On August 6, 2012, the Company entered into an Agreement and Plan of Merger (as it may be amended from time to time, the “merger agreement”), with THD At-Home Services, Inc., a Delaware corporation (“Parent”), which is a direct, wholly-owned subsidiary of The Home Depot, Inc. (“The Home Depot”), and Umpire Acquisition Corp., a Delaware corporation and wholly-owned subsidiary of Parent (“Merger Sub”), providing for the merger (the “merger”) of Merger Sub with and into the Company with the Company being the surviving corporation. Following the merger, the Company will cease to be a publicly traded company and will be a wholly-owned subsidiary of Parent.

If the merger is completed, each share of common stock of the Company issued and outstanding immediately prior to the effective time of the merger, with certain exceptions set forth in the proxy statement, will be converted into the right to receive $12.50 in cash, without interest and less any applicable withholding taxes (the “merger consideration”).

At the special meeting, stockholders are being asked to consider and vote on (a) a proposal to adopt the merger agreement, (b) a proposal to approve, on a nonbinding, advisory basis, the “golden parachute” compensation (as defined in the regulations of the Securities and Exchange Commission) that may be paid or become payable to the Company’s named executive officers in connection with the consummation of the merger, as described in the proxy statement, and (c) a proposal to approve the adjournment of the special meeting, if necessary, to solicit additional proxies if there are not sufficient votes at the time of the special meeting to approve the proposal to adopt the merger agreement.

After careful consideration, the board of directors of the Company has unanimously approved the merger agreement and the merger and declared the merger agreement and the merger to be advisable, fair to and in the best interests of the Company and its stockholders. The board of directors of the Company unanimously recommends that all stockholders vote “FOR” the approval of the proposal to adopt the merger agreement, “FOR” the approval, on a nonbinding, advisory basis, of the proposal regarding “golden parachute” compensation that may be paid or become payable to the Company’s named executive officers in connection with the consummation of the merger and “FOR” the approval of the proposal to adjourn the special meeting, if necessary, to solicit additional proxies.


Your vote is very important. Please vote by telephone, via the Internet or please sign, date and return the enclosed proxy card or voting instruction form in the postage-paid return envelope provided to you.
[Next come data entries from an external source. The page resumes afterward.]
@@ -79,31 +102,32 @@
     const size_t gc = live ? g : total - 1;
     const int bh = (int)(gc / per_bh);
     const int rem = (int)(gc - (size_t)bh * per_bh), qt = rem / P.nt, kt = rem - qt * P.nt;
-    DropCfg base; base.thr16 = P.thr16; base.scale = 1.f; base.s0 = P.s0[layer]; base.s1 = P.s1[layer];
+    DropCfg base; base.thr16 = P.thr16; base.scale = 1.f; base.s0 = P.s0; base.s1 = P.s1;
     const DropCfg dc = drop_substream(drop_resolve(base, P.seedword), (uint32_t)bh);
     uint32_t W[32];
-    attn_keep_block(dc, (uint32_t)(qt * P.nt + kt), W);
-    uint16_t* const mine = patch[wave] + lane * MMT_MASK_LDS_ROW;
+    attn_keep_block<CHAINS>(dc, (uint32_t)(qt * P.nt + kt), W);
+    uint16_t* const mine = patch + lane * MMT_MASK_LDS_ROW;
     const int fp = lane & 7;
-    const uint16_t* const from = patch[wave] + (lane >> 3) * MMT_MASK_LDS_ROW + 8 * fp;
+    const uint16_t* from;
+    auto flush_from = [&] { int l = lane; asm volatile("" : "+v"(l)); return patch + (l >> 3) * MMT_MASK_LDS_ROW + 8 * (l & 7); };
     park_lane_block(mine, W);
+    from = flush_from();
     {
         size_t gb = g0 + (lane >> 3);
-        int bb = (int)((gb < total ? gb : total - 1) / per_bh);
-        int rb = (int)((gb < total ? gb : total - 1) - (size_t)bb * per_bh), qb = rb / P.nt, kb = rb - qb * P.nt;
-        uint16_t* const lk = P.lk + (size_t)layer * P.layer_words;
+        int bb = __shfl(bh, lane >> 3), qb = __shfl(qt, lane >> 3), kb = __shfl(kt, lane >> 3);
 #pragma unroll
         for (int i = 0; i < 8; ++i) {
             const u32x4_t v = *reinterpret_cast<const u32x4_t*>(from + 8 * i * MMT_MASK_LDS_ROW);
-            if (gb < total) *reinterpret_cast<u32x4_t*>(lk + ((size_t)bb * per_bh + (size_t)kb * P.nt + qb) * 64 + 8 * fp) = v;
+            if (gb < total) *reinterpret_cast<u32x4_t*>(P.lk + ((size_t)bb * per_bh + (size_t)kb * P.nt + qb) * 64 + 8 * fp) = v;
             gb += 8; kb += 8;
             while (kb >= P.nt) { kb -= P.nt; if (++qb == P.nt) { qb = 0; ++bb; } }
         }
     }
     transpose32(W);
     park_lane_block(mine, W);
+    from = flush_from();
     {
-        uint16_t* const lq = P.lq + (size_t)layer * P.layer_words + g0 * 64;
+        uint16_t* const lq = P.lq + g0 * 64;
 #pragma unroll
         for (int i = 0; i < 8; ++i) {
             const u32x4_t v = *reinterpret_cast<const u32x4_t*>(from + 8 * i * MMT_MASK_LDS_ROW);
@@ -112,7 +136,10 @@
     }
 }
 
-__global__ __launch_bounds__(256, 4) void attn_mask_gen_kernel(const MaskGenParams P) { attn_mask_gen_block(P, blockIdx.y, blockIdx.x); }
+__global__ __launch_bounds__(256, 4) void attn_mask_gen_kernel(const MaskGenParams P) {
+    __shared__ __attribute__((aligned(16))) uint16_t patch[MMT_MASK_GEN_WAVES * MMT_MASK_PATCH_WORDS];
+    attn_mask_gen_block(mask_gen_layer(P, blockIdx.y), patch, (size_t)blockIdx.x * (64 * MMT_MASK_GEN_WAVES), MMT_MASK_GEN_WAVES);
+}
 
 __host__ inline size_t attn_mask_layer_words(int nbh, int nt) { return (size_t)nbh * nt * nt * 64; }
 
diff --git a/multimodal_transformer_amd/csrc/misc_kernels.h b/multimodal_transformer_amd/csrc/misc_kernels.h
--- a/multimodal_transformer_amd/csrc/misc_kernels.h
+++ b/multimodal_transformer_amd/csrc/misc_kernels.h
@@ -107,8 +107,10 @@
 __global__ __launch_bounds__(256, 4) void encoder_prep_maskgen_kernel(const float* __restrict__ params, bf16* __restrict__ wprep,
                                                                       float* __restrict__ bprep, LayerLayout L, int gen_blocks,
                                                                       const MaskGenParams P) {
+    __shared__ __attribute__((aligned(16))) uint16_t patch[MMT_MASK_GEN_WAVES * MMT_MASK_PATCH_WORDS];
     if ((int)blockIdx.x >= gen_blocks) { encoder_prep_block(params, wprep, bprep, L, blockIdx.y, blockIdx.x - gen_blocks, gridDim.x - gen_blocks); return; }
-    attn_mask_gen_block(P, blockIdx.y, blockIdx.x);
+    if ((int)blockIdx.y >= P.nlayers) return;
+    attn_mask_gen_block(mask_gen_layer(P, blockIdx.y), patch, (size_t)blockIdx.x * (64 * MMT_MASK_GEN_WAVES), MMT_MASK_GEN_WAVES);
 }
 
 __global__ void pad_cast_kernel(const float* __restrict__ src, bf16* __restrict__ dst, int N, int K, int NP, int KP,
diff --git a/multimodal_transformer_amd/csrc/rowgemm.h b/multimodal_transformer_amd/csrc/rowgemm.h
--- a/multimodal_transformer_amd/csrc/rowgemm.h
+++ b/multimodal_transformer_amd/csrc/rowgemm.h
@@ -1,5 +1,6 @@
 #pragma once
 #include "common.h"
+#include "attn_mask.h"
 
 enum { EPI_PLAIN = 0, EPI_FRAG = 1, EPI_LNBWD = 2 };
 
@@ -645,7 +646,8 @@
 
 struct LnOut { const float* a; const float* b; float eps; float* y; float* stats; int d; };
 struct RowChain3 { RowGemmParams a, b, c; int lda_max, ldf, ldx, lda2; LnOut ln; };
-struct RowChain4 { RowGemmParams a, b, c, d; int lda_max, ldf, ldx, lda2; };
+struct MaskRide { MaskGenLayer g; int chain_wgs, gen_wgs, gen_waves; };
+struct RowChain4 { RowGemmParams a, b, c, d; int lda_max, ldf, ldx, lda2; MaskRide ride; };
 
 template <typename CH>
 __host__ __device__ inline size_t rowchain_lds_bytes(const CH& ch, bool with_g) {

On behalf of your board of directors, thank you for your cooperation and continued support.

 

Sincerely,
/s/ Murray H. Gross
Murray H. Gross
Chairman of the Board, President
and Chief Executive Officer

You may use one of the following simple methods to promptly provide your voting instructions:

 

  1. Vote by Internet: Go to the website listed on your proxy card or voting instruction form. Have your control number listed on the proxy card or voting instruction form ready and follow the online instructions.

 

  2. Vote by Telephone: Call the toll-free number listed on your proxy card or voting instruction form. Have your control number listed on the proxy card or voting instruction form ready and follow the simple instructions.